Work to be completed: In the material below, find the line containing "const float v2" and the line containing "const unsigned long long fn", then reproduce exactly both of them and every line between, and nothing else.

Start of Dataset content

constexpr int kCertPerWave = 512;
template <int kCertUnroll>
__device__ __forceinline__ void nn_certify_body(const unsigned bx, const float4* __restrict__ Gsrc, size_t n, const float4* __restrict__ Gtgt,
                                                const MotionBound cum_up, float r2, float near2, int none_near, int* __restrict__ match,
                                                int* __restrict__ match2, const float* __restrict__ lbe,
                                                float* __restrict__ match_d2, unsigned* __restrict__ todo_near,
                                                unsigned* __restrict__ todo_far, unsigned* __restrict__ counts,
                                                unsigned* __restrict__ upd_counts = nullptr, double* __restrict__ upd_d2 = nullptr,
                                                unsigned* __restrict__ upd_groups = nullptr, unsigned char* __restrict__ upd_done = nullptr) {
  __shared__ unsigned s_list[2][kBlock / kWave][kCertPerWave];
  __shared__ unsigned s_cnt[2][kBlock / kWave];
  __shared__ unsigned s_base[2];
  const int lane = threadIdx.x & 63, w = threadIdx.x >> 6;
  const size_t j0 = ((size_t)bx * (kBlock / kWave) + (size_t)w) * kCertPerWave;
  unsigned cn = 0, cf = 0;
  for (int step0 = 0; step0 < kCertPerWave / kWave; step0 += kCertUnroll) {
    size_t jj[kCertUnroll];
    bool vv[kCertUnroll];
    int mm[kCertUnroll], mm2[kCertUnroll];
    float ll[kCertUnroll];
    float4 qq[kCertUnroll], c1[kCertUnroll], c2v[kCertUnroll];
#pragma unroll
    for (int u = 0; u < kCertUnroll; ++u) {
      jj[u] = j0 + (size_t)(step0 + u) * kWave + (size_t)lane;
      vv[u] = jj[u] < n;
      const size_t js = vv[u] ? jj[u] : 0;
      mm[u] = ld_stream(match + js); mm2[u] = ld_stream(match2 + js); ll[u] = ld_stream(lbe + js); qq[u] = ld_stream(Gsrc + js);
    }
#pragma unroll
    for (int u = 0; u < kCertUnroll; ++u) {
      c1[u] = Gtgt[mm[u] >= 0 ? mm[u] : 0];
      c2v[u] = Gtgt[(mm[u] >= 0 && mm2[u] >= 0) ? mm2[u] : 0];
    }
    unsigned ub_c = 0, ub_g = 0, ub_gm = 0;
    double ub_t = 0.0;
    bool ub_bad = false;
    static_assert(kCertUnroll == 4, "four steps of 64 queries = one block of the row update");
#pragma unroll
    for (int u = 0; u < kCertUnroll; ++u) {
    const size_t j = jj[u];
    const bool valid = vv[u];
    bool ok = false, near = false;
    bool swapped = false;
    float v_ok = 0.f;
    if (valid) {
      const float thr = (ll[u] - motion_up(qq[u], cum_up)) * 0.999999f;
      const float lim = thr * thr * 0.999999f;
      const int m = mm[u];
      if (m >= 0) {
        const int m2 = mm2[u];
        const float4 q = qq[u];
        const float4 c = c1[u];
        float v = sqdist_l2(q.x, q.y, q.z, c.x, c.y, c.z);
        if (m2 >= 0) {
          const float4 c2 = c2v[u];
          const float v2 = sqdist_l2(q.x, q.y, q.z, c2.x, c2.y, c2.z);
          if (v2 < v || (v2 == v && __float_as_uint(c2.w) < __float_as_uint(c.w))) {
            v = v2;
            if (thr > 0.f && v < lim && v < r2) { match[j] = m2; match2[j] = m; swapped = true; }
          }
        }
        ok = (thr > 0.f) && (v < lim) && (v < r2);
        near = v < near2;
        if (ok) { st_stream(match_d2 + j, v); v_ok = v; }
      } else {
        ok = (thr > 0.f) && (lim >= r2);
        near = none_near != 0;
        st_stream(match_d2 + j, r2);
      }
    }
    const unsigned long long fn = __ballot(valid && !ok && near), ff = __ballot(valid && !ok && !near);
    const unsigned long long below = (1ull << lane) - 1ull;
    if (valid && !ok) {
      if (near) s_list[0][w][cn + (unsigned)__popcll(fn & below)] = (unsigned)j;
      else s_list[1][w][cf + (unsigned)__popcll(ff & below)] = (unsigned)j | (mm[u] < 0 ? kListNoPartner : 0u);
    }
    cn += (unsigned)__popcll(fn); cf += (unsigned)__popcll(ff);
    if (upd_done) {
      const bool f = valid && mm[u] >= 0;
      const unsigned gc = (unsigned)__popcll(__ballot(f));
      const double gd = wave_sum((f && ok) ? (double)v_ok : 0.0);
      ub_c += gc; ub_t += gd;
      if (gc) { ++ub_g; ub_gm |= 1u << u; }
      if (__ballot(valid && (!ok || swapped))) ub_bad = true;
    }
    }
    if (upd_done) {
      const size_t blk = j0 / kBlock + (size_t)(step0 / kCertUnroll);
      if (blk < (n + kBlock - 1) / kBlock && lane == 0) {
        if (!ub_bad) { upd_counts[blk] = ub_c; upd_d2[blk] = ub_t; upd_groups[blk] = ub_g | (ub_gm << 8); }
        upd_done[blk] = ub_bad ? 0 : 1;
      }
    }
  }
  if (lane == 0) { s_cnt[0][w] = cn; s_cnt[1][w] = cf; }
  __syncthreads();
  if (threadIdx.x < 2) {
    unsigned tot = 0;
    for (int k = 0; k < kBlock / kWave; ++k) tot += s_cnt[threadIdx.x][k];
    s_base[threadIdx.x] = tot ? atomicAdd(&counts[threadIdx.x], tot) : 0u;
  }
  __syncthreads();
  unsigned bn = s_base[0], bf = s_base[1];
  for (int k = 0; k < w; ++k) { bn += s_cnt[0][k]; bf += s_cnt[1][k]; }
  for (unsigned i = (unsigned)lane; i < cn; i += kWave) todo_near[bn + i] = s_list[0][w][i];
  for (unsigned i = (unsigned)lane; i < cf; i += kWave) todo_far[bf + i] = s_list[1][w][i];
}

template <int kCertUnroll>
__global__ __launch_bounds__(kBlock) void k_nn_certify(const float4* __restrict__ Gsrc, size_t n, const float4* __restrict__ Gtgt,
                                                       MotionBound cum_up, float r2, float near2, int none_near, int* __restrict__ match,
                                                       int* __restrict__ match2, const float* __restrict__ lbe,
                                                       float* __restrict__ match_d2, unsigned* __restrict__ todo_near,
                                                       unsigned* __restrict__ todo_far, unsigned* __restrict__ counts) {
  nn_certify_body<kCertUnroll>(blockIdx.x, Gsrc, n, Gtgt, cum_up, r2, near2, none_near, match, match2, lbe, match_d2, todo_near, todo_far, counts);
}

End of Dataset content

Solution to the exercise:
          const float v2 = sqdist_l2(q.x, q.y, q.z, c2.x, c2.y, c2.z);
          if (v2 < v || (v2 == v && __float_as_uint(c2.w) < __float_as_uint(c.w))) {
            v = v2;
            if (thr > 0.f && v < lim && v < r2) { match[j] = m2; match2[j] = m; swapped = true; }
          }
        }
        ok = (thr > 0.f) && (v < lim) && (v < r2);
        near = v < near2;
        if (ok) { st_stream(match_d2 + j, v); v_ok = v; }
      } else {
        ok = (thr > 0.f) && (lim >= r2);
        near = none_near != 0;
        st_stream(match_d2 + j, r2);
      }
    }
    const unsigned long long fn = __ballot(valid && !ok && near), ff = __ballot(valid && !ok && !near);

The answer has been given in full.